Ширь, верно, была необъятная. Под знойным, легкой дымкой подернутым небом просторно, привольно раскинулась степь. Гляди влево, гляди вправо, во все концы, до самого краю — все то же: бурьян, молочай, овраги, балки. Степь. Ни деревни, ни хаты. И петух не кричит. И собака не лает. Все замерло, застыло. Спит степь под полуденным солнцем, и даже не снится ей ничего, и даже снов не видит.
— А ты жалился! — сказал Сорока.
Федька не ответил. Федька сидел разморенный, красный, глядел осоловелыми глазами на молочай, на бурьян и то и дело клевал носом, кивал, как бы здоровался с кем. Такая лень обуяла — пальцем не двинуть. Зной томил, зной давил, как чугунная плита. Ну и ну!
«Ну и ну! — думал Федька. — Ну и жара!»
И вдруг услыхал песню. Откуда-то, будто издалека, шла песня, убогая степная песня. Даже не песня, какая там песня, когда ни мотива, ни слов? Просто, неизвестно откуда, неизвестно куда, шел над степью звук, шел, не повышаясь и не понижаясь, бесконечный, ровный, длинный, как верста. Так под скрип арбы в сумерках, когда одолеют человека одиночество и тоска, поют старые чумаки.
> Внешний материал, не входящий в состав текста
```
template <typename T, int TW, bool VARIANTS>
int dw_run_mult(const DwArgs& a, int Cx, hipStream_t s) {
#define DW_M(ACTV, FULLV) launch_dw_mult<T, 4, TW, ACTV, FULLV>(a.x, a.w, a.scale, a.shift, a.act, a.y, a.N, a.H, a.W, a.C, Cx, a.choice, s)
  if constexpr (VARIANTS) {
    const bool full = a.H % 4 == 0 && a.W % TW == 0;
    if (a.act == MTBT_ACT_NONE) return full ? DW_M(MTBT_ACT_NONE, true) : DW_M(MTBT_ACT_NONE, false);
    if (a.act == MTBT_ACT_SILU) return full ? DW_M(MTBT_ACT_SILU, true) : DW_M(MTBT_ACT_SILU, false);
    return full ? DW_M(-1, true) : DW_M(-1, false);
  } else {
    return DW_M(-1, false);
  }
#undef DW_M
}

template <typename T, int KS, bool LN, int TH, int TW, int MAXCH, int XB = 8, int ACT = -1, bool FULL = false, int OCC = 2, bool REGT = (MAXCH == 1)>
int launch_dw(const void* x, const void* w, const float* bias, const float* lnw, const float* lnb, float eps,
              const float* scale, const float* shift, int act, void* y, void* raw, const void* res, int N, int H, int W, int C, int32_t* choice,
              hipStream_t s) {
  constexpr int NT = (TH / 2) * (TW / XB) * 64;
  constexpr int PARTS = CC * (int)sizeof(T) / 16, PXI = 64 / PARTS, IWP = ((TW + KS - 1 + PXI - 1) / PXI) * PXI;
  constexpr int lds_tile = (TH + KS - 1) * IWP * CC * (int)sizeof(T), lds_red = LN ? (NT / 64) * (16 * 64 + 16) * 4 : 0;
  constexpr int lds_taps = REGT ? 0 : ((KS * KS + PXI - 1) / PXI) * 1024;
  constexpr int lds = MAXCH == 1 ? lds_tile + lds_taps + lds_red : (lds_tile + lds_taps > lds_red ? lds_tile + lds_taps : lds_red);
  static_assert(lds <= 160 * 1024, "LDS");
  const long tiles = (long)N * ((H + TH - 1) / TH) * ((W + TW - 1) / TW);
  if (tiles > 0x7fffffffL) return MTBT_EINVAL;
  constexpr int by_waves = (4 * OCC) / (NT / 64) > 0 ? (4 * OCC) / (NT / 64) : 1;
  constexpr int cap = by_waves < 4 ? by_waves : 4;
  const long resident = 256L * (160 * 1024 / lds > cap ? cap : 160 * 1024 / lds);
  long blocks = tiles < resident ? tiles : resident;
  blocks = (blocks + 7) / 8 * 8;
  const int ygrid = MAXCH == 1 ? (C + CC - 1) / CC : 1;
  if (ygrid > 1) { blocks = (blocks / ygrid + 7) / 8 * 8; if (blocks < 8) blocks = 8; }
  if (choice) return dw_report(choice, TH, TW, XB, MAXCH, FULL, ACT, tiles, blocks, ygrid);
  auto kern = dwconv_kernel<T, KS, LN, TH, TW, MAXCH, XB, OCC, REGT, ACT, FULL>;
  if (int rc = mtbt_allow_lds(kern, lds)) return rc;
  hipLaunchKernelGGL(kern, dim3((unsigned)blocks, (unsigned)ygrid), dim3(NT), lds, s, (const T*)x, (const T*)w, bias, lnw, lnb, eps, scale, shift,
                     act, (T*)y, (T*)raw, (const T*)res, N, H, W, C, 0 );
  MTBT_LAUNCH_CHECK();
  return MTBT_OK;
}

template <typename T, int KS, bool LN, int TH, int TW, int ACT, bool FULL>
int dispatch_chunks(const void* x, const void* w, const float* bias, const float* lnw, const float* lnb, float eps,
                    const float* scale, const float* shift, int act, void* y, void* raw, const void* res, int N, int H, int W, int C, bool half,
                    int32_t* choice, hipStream_t s) {
  const int nch = (C + CC - 1) / CC;
  if constexpr (!LN) {
    if constexpr (KS == 7) {
      if (half) return launch_dw<T, KS, LN, TH, TW / 2, 1, 4, ACT, FULL>(x, w, bias, lnw, lnb, eps, scale, shift, act, y, raw, res, N, H, W, C, choice, s);
    }
    return launch_dw<T, KS, LN, TH, TW, 1, 8, ACT, FULL>(x, w, bias, lnw, lnb, eps, scale, shift, act, y, raw, res, N, H, W, C, choice, s);
  } else {
  if (nch <= 1) return launch_dw<T, KS, LN, TH, TW, 1, 8, ACT, FULL>(x, w, bias, lnw, lnb, eps, scale, shift, act, y, raw, res, N, H, W, C, choice, s);
  if (nch <= 2) return launch_dw<T, KS, LN, TH, TW, 2, 8, ACT, FULL>(x, w, bias, lnw, lnb, eps, scale, shift, act, y, raw, res, N, H, W, C, choice, s);
  if (nch <= 3) return launch_dw<T, KS, LN, TH, TW / 2, 3, 4, ACT, FULL>(x, w, bias, lnw, lnb, eps, scale, shift, act, y, raw, res, N, H, W, C, choice, s);
  if (nch <= 6) return launch_dw<T, KS, LN, TH, TW / 2, 6, 4, ACT, FULL, 1>(x, w, bias, lnw, lnb, eps, scale, shift, act, y, raw, res, N, H, W, C, choice, s);
  return MTBT_EINVAL;
  }
}

template <typename T, int TW, bool VARIANTS>
int dw_run(const DwArgs& a, hipStream_t s) {
#define DW_ARGS a.x, a.w, a.bias, a.ln_w, a.ln_b, a.ln_eps, a.scale, a.shift, a.act, a.y, a.raw, a.res, a.N, a.H, a.W, a.C, half, a.choice, s
  const bool ln = a.ln_w != nullptr;
  const bool half = ln ? (a.C + CC - 1) / CC > 2 : (a.ksize == 7 && a.W % TW != 0);
  const int tw = half ? TW / 2 : TW;
  const bool full = VARIANTS && a.H % 4 == 0 && a.W % tw == 0;
#define DW_BY_FULL(KSV, LNV, ACTV) (full ? dispatch_chunks<T, KSV, LNV, 4, TW, ACTV, VARIANTS>(DW_ARGS) : dispatch_chunks<T, KSV, LNV, 4, TW, ACTV, false>(DW_ARGS))
  if (ln) return a.ksize == 7 ? DW_BY_FULL(7, true, 0) : DW_BY_FULL(3, true, 0);
  if (VARIANTS && a.act == MTBT_ACT_NONE) return a.ksize == 7 ? DW_BY_FULL(7, false, (VARIANTS ? MTBT_ACT_NONE : -1)) : DW_BY_FULL(3, false, (VARIANTS ? MTBT_ACT_NONE : -1));
  if (VARIANTS && a.act == MTBT_ACT_SILU) return a.ksize == 7 ? DW_BY_FULL(7, false, (VARIANTS ? MTBT_ACT_SILU : -1)) : DW_BY_FULL(3, false, (VARIANTS ? MTBT_ACT_SILU : -1));
  return a.ksize == 7 ? DW_BY_FULL(7, false, -1) : DW_BY_FULL(3, false, -1);
#undef DW_BY_FULL
#undef DW_ARGS
}

}
```

multitask_bonetumor_yolo_amd/csrc/dwconv_args.h:

```cpp
#pragma once
#include <hip/hip_runtime.h>

struct DwArgs {
  const void* x; const void* w; const float* bias; const float* ln_w; const float* ln_b; float ln_eps;
  const float* scale; const float* shift; int act; void* y; void* raw; const void* res;
  int N, H, W, C, ksize;
  int32_t* choice;
};

int mtbt_dw_run_bf16(const DwArgs& a, hipStream_t s);
int mtbt_dw_run_f16(const DwArgs& a, hipStream_t s);
int mtbt_dw_run_f32(const DwArgs& a, hipStream_t s);
int mtbt_dw_run_mult_bf16(const DwArgs& a, int Cx, hipStream_t s);
int mtbt_dw_run_mult_f16(const DwArgs& a, int Cx, hipStream_t s);
int mtbt_dw_run_mult_f32(const DwArgs& a, int Cx, hipStream_t s);
```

Федька удивился: это что? Откуда? Вокруг ни души, ни деревни, ни хаты, а песня идет. Идет над степью песня, неизвестно откуда, неизвестно куда, бесконечная, ровная, длинная, как верста. Кто поет? Где?
Вдруг понял: Сорока поет, Вася. Зажмурился, рот открыл и тянет-тянет: «О-о-о». И хоть бы по-человечески пел-то, как надо, а то ни складу ни ладу: дурным каким-то голосом, скрипучим и резким, как визг пилы, выводит свое: «О-о-о». И все. И песня вся.
— Ты чего? — сказал Федька.
— Молчи! — не оборачиваясь, буркнул Сорока. И опять: — О-о-о!
— Ну тебя! — сказал Федька. — Брось!